Many scientific computing applications consist of processing data and then writing out to disk. Often the application will be I/O bound, which means that the computation time is shorter that the time it takes to read or write data to disk. Even though modern OSes do their best to write efficiently to the hardware, there are some methods you can use to speed up your I/O bound your application even more.
When writing out computations to disk, the most basic method is to compute, save, compute save.
The example code is here:
The advantage is that this is very simple, single threaded code, easy to design, write and debug. The problem is that while the OS takes care of the final buffering to disk and optimizes the writes in batches, the call out to the write function is expensive, especially since it leaves user space and goes into the kernel.
Our baseline example performance is:
time ./nobuffer real 0m6.430s user 0m2.872s sys 0m2.532s
(As a refresher, “real” time is wall time, as measured by your stopwatch, “user” is time spent by the code in user space, and “sys” is time spent calling out to the kernel and waiting for I/O)
A basic upgrade is to buffer the data in memory and then write out the whole buffer with one write call. This code is a little bit more complicated – you have to create a data buffer and keep track of when it fills up – but not too bad. This gives us a speed up simply because we call out to the kernel far less often (Example code here)
time ./singlebuffer real 0m5.739s user 0m0.948s sys 0m2.711s
This is cool: we’ve sped things up, primarily by wasting less time making write calls, though the gain in wall time is not that dramatic.
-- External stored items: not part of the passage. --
__device__ __forceinline__ void bx_origin(const Bx3Args &g, int64_t *m0, int64_t *n0) {
  const int nwg = g.tiles_m * g.tiles_n, bid = blockIdx.x, xcd = bid & 7, q = nwg >> 3, r = nwg & 7;
  const int wg = (xcd < r ? xcd * (q + 1) : r * (q + 1) + (xcd - r) * q) + (bid >> 3);
  int tm, tn;
  md_bf16x3_tile(wg, g.tiles_m, g.tiles_n, g.gm, &tm, &tn);
  *m0 = (int64_t)tm * BX_BM; *n0 = (int64_t)tn * BX_BN;
}
__device__ __forceinline__ void bx_write_c(const Bx3Args &g, int64_t m0, int64_t n0, int wm, int wn, int l, const bx_f32x16 (&acc)[2][2]) {
#pragma unroll
  for (int i = 0; i < 2; ++i)
#pragma unroll
    for (int j = 0; j < 2; ++j)
#pragma unroll
      for (int e = 0; e < 16; ++e) {
        const int64_t m = m0 + wm * 64 + i * 32 + (e & 3) + 8 * (e >> 2) + 4 * (l >> 5), n = n0 + wn * 64 + j * 32 + (l & 31);
        g.C[m * g.c_ms + n] = acc[i][j][e];
      }
}

template <int LOOP>
__global__ void __launch_bounds__(BX_NT) k_gemm_bf16x3(Bx3Args g) {
  __shared__ __attribute__((aligned(16))) char sA00[BX_BM * BX_ROWB];
  __shared__ __attribute__((aligned(16))) char sA01[BX_BM * BX_ROWB];
  __shared__ __attribute__((aligned(16))) char sA02[BX_BM * BX_ROWB];
  __shared__ __attribute__((aligned(16))) char sB00[BX_BN * BX_ROWB];
  __shared__ __attribute__((aligned(16))) char sB01[BX_BN * BX_ROWB];
  __shared__ __attribute__((aligned(16))) char sB02[BX_BN * BX_ROWB];
  __shared__ __attribute__((aligned(16))) char sA10[BX_BM * BX_ROWB];
  __shared__ __attribute__((aligned(16))) char sA11[BX_BM * BX_ROWB];
  __shared__ __attribute__((aligned(16))) char sA12[BX_BM * BX_ROWB];
  __shared__ __attribute__((aligned(16))) char sB10[BX_BN * BX_ROWB];
  __shared__ __attribute__((aligned(16))) char sB11[BX_BN * BX_ROWB];
  __shared__ __attribute__((aligned(16))) char sB12[BX_BN * BX_ROWB];
  if (g.flag && *g.flag != 0) return;
  const Bx3Bufs S0{{sA00, sA01, sA02}, {sB00, sB01, sB02}}, S1{{sA10, sA11, sA12}, {sB10, sB11, sB12}};
  const int nwg = g.tiles_m * g.tiles_n, bid = blockIdx.x, xcd = bid & 7, q = nwg >> 3, r = nwg & 7;
  const int wg = (xcd < r ? xcd * (q + 1) : r * (q + 1) + (xcd - r) * q) + (bid >> 3);
  int tm, tn;
  md_bf16x3_tile(wg, g.tiles_m, g.tiles_n, g.gm, &tm, &tn);
  const int64_t m0 = (int64_t)tm * BX_BM, n0 = (int64_t)tn * BX_BN;
  const int wave = threadIdx.x >> 6, wm = wave >> 1, wn = wave & 1, l = threadIdx.x & 63;
  const int nk = (int)(g.K / BX_BK);
  const uint32_t lane_off = (uint32_t)((l >> 2) * g.rs + (((l & 3) ^ ((l >> 4) & 3)) << 4));
  bx_f32x16 acc[2][2];
#pragma unroll
  for (int i = 0; i < 2; ++i)
#pragma unroll
    for (int j = 0; j < 2; ++j)
#pragma unroll
      for (int e = 0; e < 16; ++e) acc[i][j][e] = 0;
  if constexpr (LOOP == 0) {
    bx_stage<3>(g, m0, n0, 0, S0, lane_off);
    for (int kt = 0; kt < nk; kt += 2) {
      __syncthreads();
      if (kt + 1 < nk) bx_stage<3>(g, m0, n0, kt + 1, S1, lane_off);
      bx_mma<3, 6>(S0, wm, wn, acc);
      if (kt + 1 >= nk) break;
      __syncthreads();
      if (kt + 2 < nk) bx_stage<3>(g, m0, n0, kt + 2, S0, lane_off);
      bx_mma<3, 6>(S1, wm, wn, acc);
    }
  } else {
    const int uw = __builtin_amdgcn_readfirstlane(wave);
    const int64_t rs = g.rs, ka = g.a_kstep, kb = g.b_kstep;
    Bx3Src src;
    Bx3Dst d0, d1;
#pragma unroll
    for (int p = 0; p < 3; ++p) {
#pragma unroll
      for (int i = 0; i < 2; ++i) {
        src.a[p][i] = bx_uniform(g.A + p * g.a_plane + (m0 + 16 * (uw + 8 * i)) * rs);
        d0.a[p][i] = S0.a[p] + (uw + 8 * i) * 1024;
        d1.a[p][i] = S1.a[p] + (uw + 8 * i) * 1024;
      }
      src.b[p] = bx_uniform(g.B + p * g.b_plane + (n0 + 16 * uw) * rs);
      d0.b[p] = S0.b[p] + uw * 1024;
      d1.b[p] = S1.b[p] + uw * 1024;
    }
    const uint32_t rd[4] = {bx_read_off(wm * 64, 0), bx_read_off(wm * 64, 1), bx_read_off(wn * 64, 0), bx_read_off(wn * 64, 1)};
    bx_f32x16 carry = {0, 0, 0, 0, 0, 0, 0, 0, 0, 0, 0, 0, 0, 0, 0, 0};
#pragma unroll
    for (int n = 0; n < 9; ++n) bx_dma_n(src, d0, n, 0, 0, lane_off);
    int kt = 0;
    for (; kt + 2 < nk; kt += 2) {
      __syncthreads();
      bx_tile<true>(S0, src, d1, ka, kb, lane_off, rd, acc, carry);
      __syncthreads();
      bx_tile<true>(S1, src, d0, ka, kb, lane_off, rd, acc, carry);
    }
    __syncthreads();
    if (kt + 1 < nk) {
      bx_tile<true>(S0, src, d1, ka, kb, lane_off, rd, acc, carry);
      __syncthreads();
      bx_tile<false>(S1, src, d0, 0, 0, lane_off, rd, acc, carry);
    } else {
      bx_tile<false>(S0, src, d1, 0, 0, lane_off, rd, acc, carry);
    }
#pragma unroll
    for (int e = 0; e < 16; e += 4) bx_fold4(acc[1][1], carry, e);
  }
#pragma unroll
  for (int i = 0; i < 2; ++i)
#pragma unroll
    for (int j = 0; j < 2; ++j)
#pragma unroll
      for (int e = 0; e < 16; ++e) {
        const int64_t m = m0 + wm * 64 + i * 32 + (e & 3) + 8 * (e >> 2) + 4 * (l >> 5), n = n0 + wn * 64 + j * 32 + (l & 31);
        g.C[m * g.c_ms + n] = acc[i][j][e];
      }
}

The next upgrade is more complicated. Here we use two buffers and an extra thread. We save our computation to one buffer while writing out the other buffer to disk. We then switch. We show two versions. In the first one we spin up a new thread each time we write out the buffer. This involves a bit of thread synchronization. (Example code)
time ./doublebuffer real 0m5.025s user 0m1.171s sys 0m3.007s
This is good progress, we’ve kicked down our wall time even more because while we are doing I/O, at least for some of the time, we are also doing computation.
In the next version of the double buffer, we use a persistently running thread and use a condition variable to synchronize the writing. This code is way, way more complicated. In fact the first time I wrote this I ended up with a deadlock and had to spend some time debugging what I had missed out. (Example code) (It’s not the prettiest code. If I had more time to spend on this, I would make it more understandable, though the principles remain the same)
time ./doublebuffer2 real 0m4.404s user 0m1.651s sys 0m2.754s
So, this complicated code was definitely worth it, because we do seem to gain quite a bit by not creating a new thread each time we write out the buffer.
In case you were wondering WHY I playing around with this: My spacecraft trajectory simulator was going to generate gargantuan amounts of data. I mean huge data. My estimates were that for a simulation that charted 1 year of flight time, with a 1s time-step, I was going to generate 756 MB/spaceship. I was convinced that I would be I/O bound by this operation. I made all sorts of fancy sketches for double buffered writing and so on. But then I decided I should actually check. I mean modern OSs do a decent job of buffering disk reads and writes, and my laptop has an SSD, which is fast. I should figure out how bad this all is.
It does seem that using a double buffer is worth it, though it still depends quite a lot on how expensive each computation step is, compared to the amount of data. For my particular application, I still will have to profile and make a guess as to what buffering method I should implement.